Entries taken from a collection
• • •
@@ -852,10 +896,11 @@
     const int c = tv.c_lo + blockIdx.x * kThreads + threadIdx.x;
     if (c >= tv.c_hi) return;
     double v = tv.T0[(int64_t)c * tv.ld_t + row];
-    for (int j = 0; j < p; ++j) v = fma(s_w[j], tv.R0[(int64_t)j * tv.ld_r + c], v);
+    for_pending<B>(tv.R0, tv.ld_r, c, p, [&](int j, double r0) { v = fma(s_w[j], r0, v); });
     out[c - tv.c_lo] = v;
 }
 
+template <int B>
 __global__ __launch_bounds__(kThreads) void k_tab_zero_level_scan(TableauView tv, DeferredUpdate du, SelectPartials sp, int row,
                                                                   int nr_artificial, Tolerances tol, const PivotRecord* rec) {
     const int outcome = rec->outcome, p = rec->n_eta;
@@ -869,13 +914,28 @@
     int kj = 0x7fffffff;
     if (c < tv.c_hi && j >= nr_artificial && j < tv.n && !sp.in_basis[j] && fabs(tv.d[c]) <= tol.cost) {
         double v = tv.T0[(int64_t)c * tv.ld_t + row];
-        for (int k = 0; k < p; ++k) v = fma(s_w[k], tv.R0[(int64_t)k * tv.ld_r + c], v);
+        for_pending<B>(tv.R0, tv.ld_r, c, p, [&](int k, double r0) { v = fma(s_w[k], r0, v); });
         if (fabs(v) > tol.pivot) { key = (double)j; kj = j; }
     }
     block_partial_min(key, kj, sp, blockIdx.x);
 }
 
 int32_t tab_scan_blocks(int32_t n_owned_columns) { return cdiv(n_owned_columns, kThreads); }
+
+int32_t tab_load_batch(int32_t wanted) {
+    return (wanted == 1 || wanted == 8 || wanted == 16 || wanted == 32) ? wanted : kTabLoadBatchDefault;
+}
+
+template <class Launch>
+static void with_load_batch(int32_t batch, Launch&& launch) {
+    switch (tab_load_batch(batch)) {
+    case 1:  launch(std::integral_constant<int, 1>{}); break;
+    case 16: launch(std::integral_constant<int, 16>{}); break;
+    case 32: launch(std::integral_constant<int, 32>{}); break;
+    default: launch(std::integral_constant<int, 8>{}); break;
+    }
+    static_assert(kTabLoadBatchDefault == 8, "the default of tab_load_batch is the switch's default case");
+}
 
 void launch_tab_build(const TableauView& tv, const double* A, int64_t ld_a, const ColumnTable& ct, hipStream_t s) {
     const int64_t total = (int64_t)tv.m * (tv.c_hi - tv.c_lo);
@@ -906,14 +966,18 @@
 
 void launch_tab_column(const TableauView& tv, const DeferredUpdate& du, double* alpha, const PivotRecord* rec,
                        hipStream_t s) {
-    hipLaunchKernelGGL(k_tab_column, dim3(cdiv(tv.m, kThreads)), dim3(kThreads), 0, s, tv, du, alpha, rec);
+    with_load_batch(du.batch, [&](auto B) {
+        hipLaunchKernelGGL((k_tab_column<decltype(B)::value>), dim3(cdiv(tv.m, kThreads)), dim3(kThreads), 0, s, tv, du, alpha, rec);
+    });
 }
 
 void launch_tab_row_update(const TableauView& tv, const DeferredUpdate& du, SelectPartials sp, PivotRecord* rec,
                            hipStream_t s) {
     if (tv.c_hi <= tv.c_lo) return;
-    hipLaunchKernelGGL(k_tab_row_update, dim3(tab_scan_blocks(tv.c_hi - tv.c_lo)), dim3(kThreads), 0, s, tv, du, sp,
-                       rec);
+    with_load_batch(du.batch, [&](auto B) {
+        hipLaunchKernelGGL((k_tab_row_update<decltype(B)::value>), dim3(tab_scan_blocks(tv.c_hi - tv.c_lo)), dim3(kThreads), 0, s, tv, du, sp,
+                           rec);
+    });
 }
 
 void launch_tab_update_vectors(int32_t m, const double* alpha, double* b, int32_t* basis_indices, uint8_t* in_basis,
@@ -925,22 +989,28 @@
 void launch_tab_update_w_vectors(const DeferredUpdate& du, int32_t m, const double* alpha, double* b,
                                  int32_t* basis_indices, uint8_t* in_basis, int32_t* trace, int64_t trace_cap,
                                  PivotRecord* rec, hipStream_t s) {
-    hipLaunchKernelGGL(k_tab_update_w_vectors, dim3(cdiv(m, kThreads)), dim3(kThreads), 0, s, du, m, alpha, b,
-                       basis_indices, in_basis, trace, trace_cap, rec);
+    with_load_batch(du.batch, [&](auto B) {
+        hipLaunchKernelGGL((k_tab_update_w_vectors<decltype(B)::value>), dim3(cdiv(m, kThreads)), dim3(kThreads), 0, s, du, m, alpha, b,
+                           basis_indices, in_basis, trace, trace_cap, rec);
+    });
 }
 
 void launch_tab_select_column(const TableauView& tv, const DeferredUpdate& du, SelectPartials sp, int32_t count,
                               double* alpha, PivotRecord* rec, hipStream_t s) {
-    hipLaunchKernelGGL(k_tab_select_column, dim3(cdiv(tv.m, kThreads)), dim3(kThreads), 0, s, tv, du, sp, count, alpha,
-                       (double*)nullptr, (const double*)nullptr, Tolerances{}, (double*)nullptr, rec, (const double*)nullptr,
-                       (int32_t*)nullptr);
+    with_load_batch(du.batch, [&](auto B) {
+        hipLaunchKernelGGL((k_tab_select_column<decltype(B)::value>), dim3(cdiv(tv.m, kThreads)), dim3(kThreads), 0, s, tv, du, sp, count, alpha,
+                           (double*)nullptr, (const double*)nullptr, Tolerances{}, (double*)nullptr, rec, (const double*)nullptr,
+                           (int32_t*)nullptr);
+    });
 }
 
 void launch_tab_select_column_rmin(const TableauView& tv, const DeferredUpdate& du, SelectPartials sp, int32_t count,
                                    double* alpha, const double* b, Tolerances tol, double* rmin, PivotRecord* rec,
                                    hipStream_t s, const double* shadow, int32_t* shadow_meta) {
-    hipLaunchKernelGGL(k_tab_select_column, dim3(cdiv(tv.m, kThreads)), dim3(kThreads), 0, s, tv, du, sp, count, alpha,
-                       (double*)nullptr, b, tol, rmin, rec, shadow, shadow_meta);
+    with_load_batch(du.batch, [&](auto B) {
+        hipLaunchKernelGGL((k_tab_select_column<decltype(B)::value>), dim3(cdiv(tv.m, kThreads)), dim3(kThreads), 0, s, tv, du, sp, count, alpha,
+                           (double*)nullptr, b, tol, rmin, rec, shadow, shadow_meta);
+    });
 }
 
 void launch_tab_ratio_update_all(const TableauView& tv, const DeferredUpdate& du, SelectPartials sp, int32_t m,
• • •
§ EXERCISE GOAL: Check each line of the entries above for the string "blockIdx", and return those that contain it.

§ RESPONSE TO THE EXERCISE:
     const int c = tv.c_lo + blockIdx.x * kThreads + threadIdx.x;
     block_partial_min(key, kj, sp, blockIdx.x);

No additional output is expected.